Which of the lines below contain the string "jlane"? Copy each one.

Saved data entries:
——————————

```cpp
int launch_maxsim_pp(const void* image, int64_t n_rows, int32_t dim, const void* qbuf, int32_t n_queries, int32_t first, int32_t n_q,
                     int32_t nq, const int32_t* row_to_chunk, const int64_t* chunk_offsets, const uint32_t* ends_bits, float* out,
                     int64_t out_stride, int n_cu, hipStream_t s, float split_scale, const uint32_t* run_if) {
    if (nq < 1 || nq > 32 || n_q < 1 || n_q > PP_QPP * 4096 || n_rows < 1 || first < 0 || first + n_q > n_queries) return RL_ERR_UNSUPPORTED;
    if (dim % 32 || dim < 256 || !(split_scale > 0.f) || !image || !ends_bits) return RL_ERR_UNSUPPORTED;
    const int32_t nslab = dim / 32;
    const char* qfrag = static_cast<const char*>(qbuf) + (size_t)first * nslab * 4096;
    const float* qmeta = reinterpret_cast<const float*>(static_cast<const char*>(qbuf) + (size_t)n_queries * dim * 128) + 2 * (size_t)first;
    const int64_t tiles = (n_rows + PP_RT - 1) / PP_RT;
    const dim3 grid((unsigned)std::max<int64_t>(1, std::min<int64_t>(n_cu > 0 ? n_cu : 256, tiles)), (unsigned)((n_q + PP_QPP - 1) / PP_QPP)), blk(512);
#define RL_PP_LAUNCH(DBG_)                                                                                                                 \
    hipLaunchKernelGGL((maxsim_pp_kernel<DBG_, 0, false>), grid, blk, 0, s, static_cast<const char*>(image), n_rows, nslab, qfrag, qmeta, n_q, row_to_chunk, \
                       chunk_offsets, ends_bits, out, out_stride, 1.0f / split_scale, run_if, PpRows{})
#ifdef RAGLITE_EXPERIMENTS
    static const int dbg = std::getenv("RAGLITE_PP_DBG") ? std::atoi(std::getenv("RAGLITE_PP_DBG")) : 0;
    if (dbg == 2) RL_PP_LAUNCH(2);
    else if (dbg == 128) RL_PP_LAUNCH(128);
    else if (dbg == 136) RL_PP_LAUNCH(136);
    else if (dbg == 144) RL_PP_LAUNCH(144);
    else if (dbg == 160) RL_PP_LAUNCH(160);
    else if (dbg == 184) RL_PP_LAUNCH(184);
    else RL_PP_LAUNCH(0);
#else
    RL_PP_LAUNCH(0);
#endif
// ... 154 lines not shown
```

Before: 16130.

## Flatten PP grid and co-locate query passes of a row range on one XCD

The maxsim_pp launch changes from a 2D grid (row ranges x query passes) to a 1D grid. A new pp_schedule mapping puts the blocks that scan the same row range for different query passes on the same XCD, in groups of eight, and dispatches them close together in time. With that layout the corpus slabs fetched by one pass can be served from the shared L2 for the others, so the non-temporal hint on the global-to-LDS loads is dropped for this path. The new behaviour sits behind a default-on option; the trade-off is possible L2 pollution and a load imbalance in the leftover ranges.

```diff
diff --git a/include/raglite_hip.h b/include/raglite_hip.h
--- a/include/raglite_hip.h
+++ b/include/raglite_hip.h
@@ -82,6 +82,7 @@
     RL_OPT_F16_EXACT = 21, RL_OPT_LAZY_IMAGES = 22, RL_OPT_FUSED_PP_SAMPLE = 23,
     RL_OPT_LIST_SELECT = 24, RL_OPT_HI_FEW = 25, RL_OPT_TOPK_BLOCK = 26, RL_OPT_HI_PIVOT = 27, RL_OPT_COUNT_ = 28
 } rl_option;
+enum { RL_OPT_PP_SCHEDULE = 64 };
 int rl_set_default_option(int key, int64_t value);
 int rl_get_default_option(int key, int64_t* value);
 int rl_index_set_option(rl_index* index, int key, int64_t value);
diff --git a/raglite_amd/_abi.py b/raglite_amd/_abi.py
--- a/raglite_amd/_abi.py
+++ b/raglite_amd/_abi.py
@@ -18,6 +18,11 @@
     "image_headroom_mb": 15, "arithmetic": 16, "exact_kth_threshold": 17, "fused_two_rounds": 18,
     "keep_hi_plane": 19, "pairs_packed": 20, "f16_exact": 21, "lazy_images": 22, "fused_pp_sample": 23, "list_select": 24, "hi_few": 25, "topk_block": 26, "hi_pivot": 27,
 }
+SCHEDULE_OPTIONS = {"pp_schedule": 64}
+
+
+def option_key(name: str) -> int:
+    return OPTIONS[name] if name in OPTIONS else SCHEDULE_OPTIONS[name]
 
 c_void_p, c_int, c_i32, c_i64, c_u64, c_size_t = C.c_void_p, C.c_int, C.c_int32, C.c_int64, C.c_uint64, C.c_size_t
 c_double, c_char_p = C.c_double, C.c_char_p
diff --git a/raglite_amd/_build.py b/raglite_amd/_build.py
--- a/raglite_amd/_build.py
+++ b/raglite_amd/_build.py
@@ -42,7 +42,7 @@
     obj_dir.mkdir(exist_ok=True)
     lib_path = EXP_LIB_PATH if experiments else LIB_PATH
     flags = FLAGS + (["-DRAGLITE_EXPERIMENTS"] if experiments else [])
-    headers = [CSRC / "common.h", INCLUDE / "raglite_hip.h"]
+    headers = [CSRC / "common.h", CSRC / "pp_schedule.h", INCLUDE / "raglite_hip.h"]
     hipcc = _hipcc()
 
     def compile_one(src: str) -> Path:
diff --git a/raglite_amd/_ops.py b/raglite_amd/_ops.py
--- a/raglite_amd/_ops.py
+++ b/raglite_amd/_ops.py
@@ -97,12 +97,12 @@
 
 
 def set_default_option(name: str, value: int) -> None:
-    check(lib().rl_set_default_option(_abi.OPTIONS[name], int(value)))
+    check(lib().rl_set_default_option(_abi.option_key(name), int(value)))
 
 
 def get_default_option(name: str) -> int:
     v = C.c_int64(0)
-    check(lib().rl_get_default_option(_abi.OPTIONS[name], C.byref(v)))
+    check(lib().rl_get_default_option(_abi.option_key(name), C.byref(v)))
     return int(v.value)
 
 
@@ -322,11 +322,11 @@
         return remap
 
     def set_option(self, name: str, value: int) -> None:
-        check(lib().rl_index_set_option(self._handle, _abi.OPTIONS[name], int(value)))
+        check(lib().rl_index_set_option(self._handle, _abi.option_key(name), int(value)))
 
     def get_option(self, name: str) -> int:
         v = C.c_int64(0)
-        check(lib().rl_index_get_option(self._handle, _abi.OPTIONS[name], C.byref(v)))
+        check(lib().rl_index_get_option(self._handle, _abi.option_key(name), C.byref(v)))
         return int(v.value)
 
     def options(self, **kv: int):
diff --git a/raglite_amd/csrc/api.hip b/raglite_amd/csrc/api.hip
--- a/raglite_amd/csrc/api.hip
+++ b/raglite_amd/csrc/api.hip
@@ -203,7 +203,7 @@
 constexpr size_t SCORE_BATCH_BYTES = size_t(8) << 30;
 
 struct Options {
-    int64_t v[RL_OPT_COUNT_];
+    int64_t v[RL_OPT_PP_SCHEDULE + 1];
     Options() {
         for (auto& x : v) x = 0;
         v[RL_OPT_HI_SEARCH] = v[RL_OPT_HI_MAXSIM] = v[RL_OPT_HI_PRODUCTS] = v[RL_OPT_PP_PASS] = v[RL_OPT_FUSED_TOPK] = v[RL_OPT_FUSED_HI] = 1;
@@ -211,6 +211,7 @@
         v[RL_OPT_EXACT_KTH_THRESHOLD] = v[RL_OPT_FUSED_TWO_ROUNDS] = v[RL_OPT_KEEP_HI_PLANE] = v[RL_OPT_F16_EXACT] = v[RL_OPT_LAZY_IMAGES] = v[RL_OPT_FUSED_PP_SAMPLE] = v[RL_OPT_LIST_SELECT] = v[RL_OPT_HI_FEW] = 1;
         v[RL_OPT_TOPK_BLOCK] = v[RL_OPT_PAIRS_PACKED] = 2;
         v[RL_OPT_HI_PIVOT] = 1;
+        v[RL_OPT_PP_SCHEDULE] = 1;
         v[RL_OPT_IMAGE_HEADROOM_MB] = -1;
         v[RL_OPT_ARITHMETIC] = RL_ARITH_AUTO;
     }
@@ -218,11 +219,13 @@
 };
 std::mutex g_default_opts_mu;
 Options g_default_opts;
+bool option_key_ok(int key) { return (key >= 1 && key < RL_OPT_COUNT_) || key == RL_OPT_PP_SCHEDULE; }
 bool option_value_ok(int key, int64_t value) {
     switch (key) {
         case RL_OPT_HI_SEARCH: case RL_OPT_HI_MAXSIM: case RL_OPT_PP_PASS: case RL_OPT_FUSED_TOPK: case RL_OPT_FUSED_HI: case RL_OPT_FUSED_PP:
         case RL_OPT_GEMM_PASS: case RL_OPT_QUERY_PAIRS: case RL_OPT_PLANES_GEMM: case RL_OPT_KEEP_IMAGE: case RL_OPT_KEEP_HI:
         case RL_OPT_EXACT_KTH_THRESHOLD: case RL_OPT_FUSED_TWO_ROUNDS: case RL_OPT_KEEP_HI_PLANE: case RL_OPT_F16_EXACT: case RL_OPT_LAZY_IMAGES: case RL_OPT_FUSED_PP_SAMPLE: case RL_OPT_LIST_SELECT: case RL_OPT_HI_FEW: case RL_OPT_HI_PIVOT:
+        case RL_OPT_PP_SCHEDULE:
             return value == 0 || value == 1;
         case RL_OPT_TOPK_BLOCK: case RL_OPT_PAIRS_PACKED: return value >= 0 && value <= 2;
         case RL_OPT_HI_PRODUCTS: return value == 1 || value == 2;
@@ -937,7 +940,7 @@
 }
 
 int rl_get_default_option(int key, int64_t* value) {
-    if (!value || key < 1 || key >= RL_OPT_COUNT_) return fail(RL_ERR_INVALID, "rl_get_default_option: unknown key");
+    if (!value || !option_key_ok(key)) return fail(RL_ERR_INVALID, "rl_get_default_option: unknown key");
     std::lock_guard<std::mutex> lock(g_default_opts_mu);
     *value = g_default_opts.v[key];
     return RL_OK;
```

——————————

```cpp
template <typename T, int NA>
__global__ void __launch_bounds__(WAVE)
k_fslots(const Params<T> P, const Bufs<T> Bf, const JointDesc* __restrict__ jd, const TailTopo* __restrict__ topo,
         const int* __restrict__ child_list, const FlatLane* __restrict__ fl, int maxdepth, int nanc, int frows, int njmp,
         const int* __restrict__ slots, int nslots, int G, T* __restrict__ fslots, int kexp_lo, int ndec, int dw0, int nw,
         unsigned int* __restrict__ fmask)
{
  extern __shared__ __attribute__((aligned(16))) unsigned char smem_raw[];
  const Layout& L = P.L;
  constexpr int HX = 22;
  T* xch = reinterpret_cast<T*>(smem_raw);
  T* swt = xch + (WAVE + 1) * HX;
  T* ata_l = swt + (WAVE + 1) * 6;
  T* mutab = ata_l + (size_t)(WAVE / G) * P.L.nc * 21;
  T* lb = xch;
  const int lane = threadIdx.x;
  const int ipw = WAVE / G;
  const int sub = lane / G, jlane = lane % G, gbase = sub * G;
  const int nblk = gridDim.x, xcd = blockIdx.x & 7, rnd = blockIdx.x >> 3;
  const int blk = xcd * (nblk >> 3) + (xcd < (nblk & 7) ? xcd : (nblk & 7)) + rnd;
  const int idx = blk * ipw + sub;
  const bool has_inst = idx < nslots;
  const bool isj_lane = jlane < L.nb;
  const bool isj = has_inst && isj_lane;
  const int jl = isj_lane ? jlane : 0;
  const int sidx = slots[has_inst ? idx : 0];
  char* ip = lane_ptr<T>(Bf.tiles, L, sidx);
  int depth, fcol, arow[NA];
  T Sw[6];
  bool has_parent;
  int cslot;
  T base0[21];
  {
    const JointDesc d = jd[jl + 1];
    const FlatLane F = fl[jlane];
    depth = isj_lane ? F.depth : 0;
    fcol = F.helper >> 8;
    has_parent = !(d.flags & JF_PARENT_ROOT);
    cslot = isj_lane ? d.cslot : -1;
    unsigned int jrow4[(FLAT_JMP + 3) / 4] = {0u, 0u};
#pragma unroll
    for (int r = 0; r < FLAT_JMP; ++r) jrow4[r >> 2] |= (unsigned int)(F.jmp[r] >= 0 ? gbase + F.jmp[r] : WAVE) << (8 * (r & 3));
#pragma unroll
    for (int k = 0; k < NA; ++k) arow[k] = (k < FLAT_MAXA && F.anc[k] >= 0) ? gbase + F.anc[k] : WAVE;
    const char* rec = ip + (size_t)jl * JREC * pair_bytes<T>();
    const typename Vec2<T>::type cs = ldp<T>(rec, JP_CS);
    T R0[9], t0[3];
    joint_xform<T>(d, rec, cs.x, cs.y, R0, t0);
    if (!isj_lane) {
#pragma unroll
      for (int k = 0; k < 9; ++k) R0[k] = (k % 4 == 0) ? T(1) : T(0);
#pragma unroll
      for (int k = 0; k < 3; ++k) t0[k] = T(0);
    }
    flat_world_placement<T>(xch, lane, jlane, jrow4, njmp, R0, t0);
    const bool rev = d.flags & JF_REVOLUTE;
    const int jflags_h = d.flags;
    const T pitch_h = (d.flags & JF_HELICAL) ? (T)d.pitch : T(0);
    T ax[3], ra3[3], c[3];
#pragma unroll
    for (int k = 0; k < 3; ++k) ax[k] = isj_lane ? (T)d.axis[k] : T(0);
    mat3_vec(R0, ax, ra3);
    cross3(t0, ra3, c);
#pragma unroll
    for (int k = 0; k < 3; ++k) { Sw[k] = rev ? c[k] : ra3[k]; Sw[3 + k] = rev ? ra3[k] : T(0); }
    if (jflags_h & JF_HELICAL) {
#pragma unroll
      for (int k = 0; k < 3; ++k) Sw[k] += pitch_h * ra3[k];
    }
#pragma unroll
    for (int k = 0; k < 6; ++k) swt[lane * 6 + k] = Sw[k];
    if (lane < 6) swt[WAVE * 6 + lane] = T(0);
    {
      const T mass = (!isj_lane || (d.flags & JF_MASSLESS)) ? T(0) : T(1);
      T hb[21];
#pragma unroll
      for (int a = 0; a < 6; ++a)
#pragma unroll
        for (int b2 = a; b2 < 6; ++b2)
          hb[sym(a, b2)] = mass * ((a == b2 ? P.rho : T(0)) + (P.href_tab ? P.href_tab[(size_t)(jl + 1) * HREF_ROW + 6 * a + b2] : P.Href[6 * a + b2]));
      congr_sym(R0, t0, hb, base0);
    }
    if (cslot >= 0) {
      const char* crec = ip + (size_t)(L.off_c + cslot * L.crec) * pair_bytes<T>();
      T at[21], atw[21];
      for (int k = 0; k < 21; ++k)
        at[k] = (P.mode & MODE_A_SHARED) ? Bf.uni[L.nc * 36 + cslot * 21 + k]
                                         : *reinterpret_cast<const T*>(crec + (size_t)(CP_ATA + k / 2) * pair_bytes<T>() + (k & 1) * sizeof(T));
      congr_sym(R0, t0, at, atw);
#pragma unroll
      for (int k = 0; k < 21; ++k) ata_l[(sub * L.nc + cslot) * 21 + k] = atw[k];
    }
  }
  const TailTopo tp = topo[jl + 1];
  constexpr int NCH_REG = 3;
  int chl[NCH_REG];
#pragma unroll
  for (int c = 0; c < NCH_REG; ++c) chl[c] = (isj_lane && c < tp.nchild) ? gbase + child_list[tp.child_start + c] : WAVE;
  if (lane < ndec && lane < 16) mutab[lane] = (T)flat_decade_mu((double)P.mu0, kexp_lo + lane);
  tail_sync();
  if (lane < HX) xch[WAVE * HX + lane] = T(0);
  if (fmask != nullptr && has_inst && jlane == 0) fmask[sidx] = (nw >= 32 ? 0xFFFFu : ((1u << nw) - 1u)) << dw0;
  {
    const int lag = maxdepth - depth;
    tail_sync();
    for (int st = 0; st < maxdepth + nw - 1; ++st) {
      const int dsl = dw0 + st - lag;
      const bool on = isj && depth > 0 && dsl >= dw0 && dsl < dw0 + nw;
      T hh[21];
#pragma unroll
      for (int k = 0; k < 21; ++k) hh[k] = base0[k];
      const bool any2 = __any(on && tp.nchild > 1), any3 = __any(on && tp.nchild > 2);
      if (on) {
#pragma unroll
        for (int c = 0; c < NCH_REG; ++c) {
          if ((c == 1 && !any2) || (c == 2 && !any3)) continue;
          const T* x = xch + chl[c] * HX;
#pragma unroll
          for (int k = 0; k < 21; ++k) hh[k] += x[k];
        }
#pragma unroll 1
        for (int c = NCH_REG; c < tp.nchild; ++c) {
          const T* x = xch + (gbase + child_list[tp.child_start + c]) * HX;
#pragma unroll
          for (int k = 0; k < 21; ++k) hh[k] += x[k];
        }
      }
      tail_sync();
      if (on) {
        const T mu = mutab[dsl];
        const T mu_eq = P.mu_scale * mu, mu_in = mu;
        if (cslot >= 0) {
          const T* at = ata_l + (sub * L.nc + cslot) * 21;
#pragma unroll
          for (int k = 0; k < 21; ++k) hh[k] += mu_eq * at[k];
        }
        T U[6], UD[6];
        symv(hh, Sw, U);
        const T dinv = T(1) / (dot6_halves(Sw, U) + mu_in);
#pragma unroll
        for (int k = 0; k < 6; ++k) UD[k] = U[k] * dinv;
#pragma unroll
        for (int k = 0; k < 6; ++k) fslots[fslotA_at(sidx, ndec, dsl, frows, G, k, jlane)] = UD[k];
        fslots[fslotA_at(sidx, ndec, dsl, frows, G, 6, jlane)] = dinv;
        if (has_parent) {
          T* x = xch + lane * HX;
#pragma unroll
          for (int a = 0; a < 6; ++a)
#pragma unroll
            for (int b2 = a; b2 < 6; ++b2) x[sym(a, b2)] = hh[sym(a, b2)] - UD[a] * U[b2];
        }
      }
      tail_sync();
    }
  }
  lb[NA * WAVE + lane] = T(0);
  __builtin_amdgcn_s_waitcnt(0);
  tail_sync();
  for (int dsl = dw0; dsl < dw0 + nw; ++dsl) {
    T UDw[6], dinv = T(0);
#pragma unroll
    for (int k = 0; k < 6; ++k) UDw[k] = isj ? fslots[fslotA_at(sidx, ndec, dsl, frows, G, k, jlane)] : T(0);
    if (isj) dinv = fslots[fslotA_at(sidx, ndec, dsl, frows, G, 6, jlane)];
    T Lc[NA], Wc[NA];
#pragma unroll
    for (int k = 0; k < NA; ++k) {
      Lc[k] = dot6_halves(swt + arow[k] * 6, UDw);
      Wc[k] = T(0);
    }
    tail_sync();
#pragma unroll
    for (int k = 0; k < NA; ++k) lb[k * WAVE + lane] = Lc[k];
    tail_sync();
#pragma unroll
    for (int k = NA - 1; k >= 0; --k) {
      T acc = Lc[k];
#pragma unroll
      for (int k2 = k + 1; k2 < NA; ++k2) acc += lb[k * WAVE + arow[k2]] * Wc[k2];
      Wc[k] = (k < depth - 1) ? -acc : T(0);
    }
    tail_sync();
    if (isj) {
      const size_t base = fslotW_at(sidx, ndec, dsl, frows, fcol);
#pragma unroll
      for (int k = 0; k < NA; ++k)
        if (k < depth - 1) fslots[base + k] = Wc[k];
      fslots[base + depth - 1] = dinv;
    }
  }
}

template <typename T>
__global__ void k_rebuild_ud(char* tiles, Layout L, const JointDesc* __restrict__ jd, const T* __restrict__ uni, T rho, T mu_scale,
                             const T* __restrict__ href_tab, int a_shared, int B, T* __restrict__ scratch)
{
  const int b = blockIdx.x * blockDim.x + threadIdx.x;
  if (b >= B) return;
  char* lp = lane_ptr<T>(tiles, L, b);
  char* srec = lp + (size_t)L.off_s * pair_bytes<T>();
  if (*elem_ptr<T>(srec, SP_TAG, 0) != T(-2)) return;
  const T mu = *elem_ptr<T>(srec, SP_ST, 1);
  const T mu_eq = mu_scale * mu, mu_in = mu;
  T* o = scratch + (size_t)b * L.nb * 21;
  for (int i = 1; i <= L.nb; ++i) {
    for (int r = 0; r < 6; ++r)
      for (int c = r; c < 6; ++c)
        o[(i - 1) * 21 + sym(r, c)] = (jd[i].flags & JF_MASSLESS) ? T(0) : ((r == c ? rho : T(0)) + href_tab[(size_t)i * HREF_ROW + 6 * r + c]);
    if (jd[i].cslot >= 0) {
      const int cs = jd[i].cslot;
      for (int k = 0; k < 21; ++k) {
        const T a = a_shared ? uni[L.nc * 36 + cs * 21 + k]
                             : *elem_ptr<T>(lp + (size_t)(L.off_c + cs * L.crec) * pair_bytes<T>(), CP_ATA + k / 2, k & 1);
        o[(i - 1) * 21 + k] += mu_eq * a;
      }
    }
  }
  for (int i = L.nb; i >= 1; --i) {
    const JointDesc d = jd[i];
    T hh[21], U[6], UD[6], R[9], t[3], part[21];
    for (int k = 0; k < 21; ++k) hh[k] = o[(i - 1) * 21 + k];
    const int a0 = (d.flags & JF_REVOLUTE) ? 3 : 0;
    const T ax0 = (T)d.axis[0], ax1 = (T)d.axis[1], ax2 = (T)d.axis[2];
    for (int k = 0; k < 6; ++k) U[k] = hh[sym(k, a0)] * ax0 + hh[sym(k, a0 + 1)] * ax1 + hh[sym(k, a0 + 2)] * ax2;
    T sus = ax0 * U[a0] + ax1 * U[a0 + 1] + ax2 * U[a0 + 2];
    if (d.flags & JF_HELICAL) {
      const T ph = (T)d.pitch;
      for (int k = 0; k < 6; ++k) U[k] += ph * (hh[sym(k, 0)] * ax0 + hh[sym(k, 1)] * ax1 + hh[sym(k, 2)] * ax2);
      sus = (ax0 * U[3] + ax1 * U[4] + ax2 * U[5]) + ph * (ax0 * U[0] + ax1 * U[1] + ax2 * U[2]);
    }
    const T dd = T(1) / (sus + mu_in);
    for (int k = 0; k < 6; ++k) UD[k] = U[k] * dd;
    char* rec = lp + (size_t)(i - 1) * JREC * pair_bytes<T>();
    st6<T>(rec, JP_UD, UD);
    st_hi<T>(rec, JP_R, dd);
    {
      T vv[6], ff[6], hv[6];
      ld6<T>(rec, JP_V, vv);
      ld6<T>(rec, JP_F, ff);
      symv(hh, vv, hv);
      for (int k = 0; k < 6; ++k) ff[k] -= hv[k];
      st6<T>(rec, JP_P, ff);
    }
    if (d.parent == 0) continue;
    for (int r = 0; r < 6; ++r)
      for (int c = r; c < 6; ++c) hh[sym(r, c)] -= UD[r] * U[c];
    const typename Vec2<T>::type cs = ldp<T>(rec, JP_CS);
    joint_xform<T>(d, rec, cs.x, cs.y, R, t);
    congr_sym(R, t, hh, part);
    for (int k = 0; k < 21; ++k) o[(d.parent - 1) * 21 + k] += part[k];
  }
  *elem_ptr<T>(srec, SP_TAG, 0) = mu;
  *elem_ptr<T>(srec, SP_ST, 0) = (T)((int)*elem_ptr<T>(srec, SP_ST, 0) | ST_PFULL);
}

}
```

——————————

§ **RESPONSE FOR THIS EXERCISE**:
  const int sub = lane / G, jlane = lane % G, gbase = sub * G;
  const bool isj_lane = jlane < L.nb;
  const int jl = isj_lane ? jlane : 0;
    const FlatLane F = fl[jlane];
    flat_world_placement<T>(xch, lane, jlane, jrow4, njmp, R0, t0);
  if (fmask != nullptr && has_inst && jlane == 0) fmask[sidx] = (nw >= 32 ? 0xFFFFu : ((1u << nw) - 1u)) << dw0;
        for (int k = 0; k < 6; ++k) fslots[fslotA_at(sidx, ndec, dsl, frows, G, k, jlane)] = UD[k];
        fslots[fslotA_at(sidx, ndec, dsl, frows, G, 6, jlane)] = dinv;
    for (int k = 0; k < 6; ++k) UDw[k] = isj ? fslots[fslotA_at(sidx, ndec, dsl, frows, G, k, jlane)] : T(0);
    if (isj) dinv = fslots[fslotA_at(sidx, ndec, dsl, frows, G, 6, jlane)];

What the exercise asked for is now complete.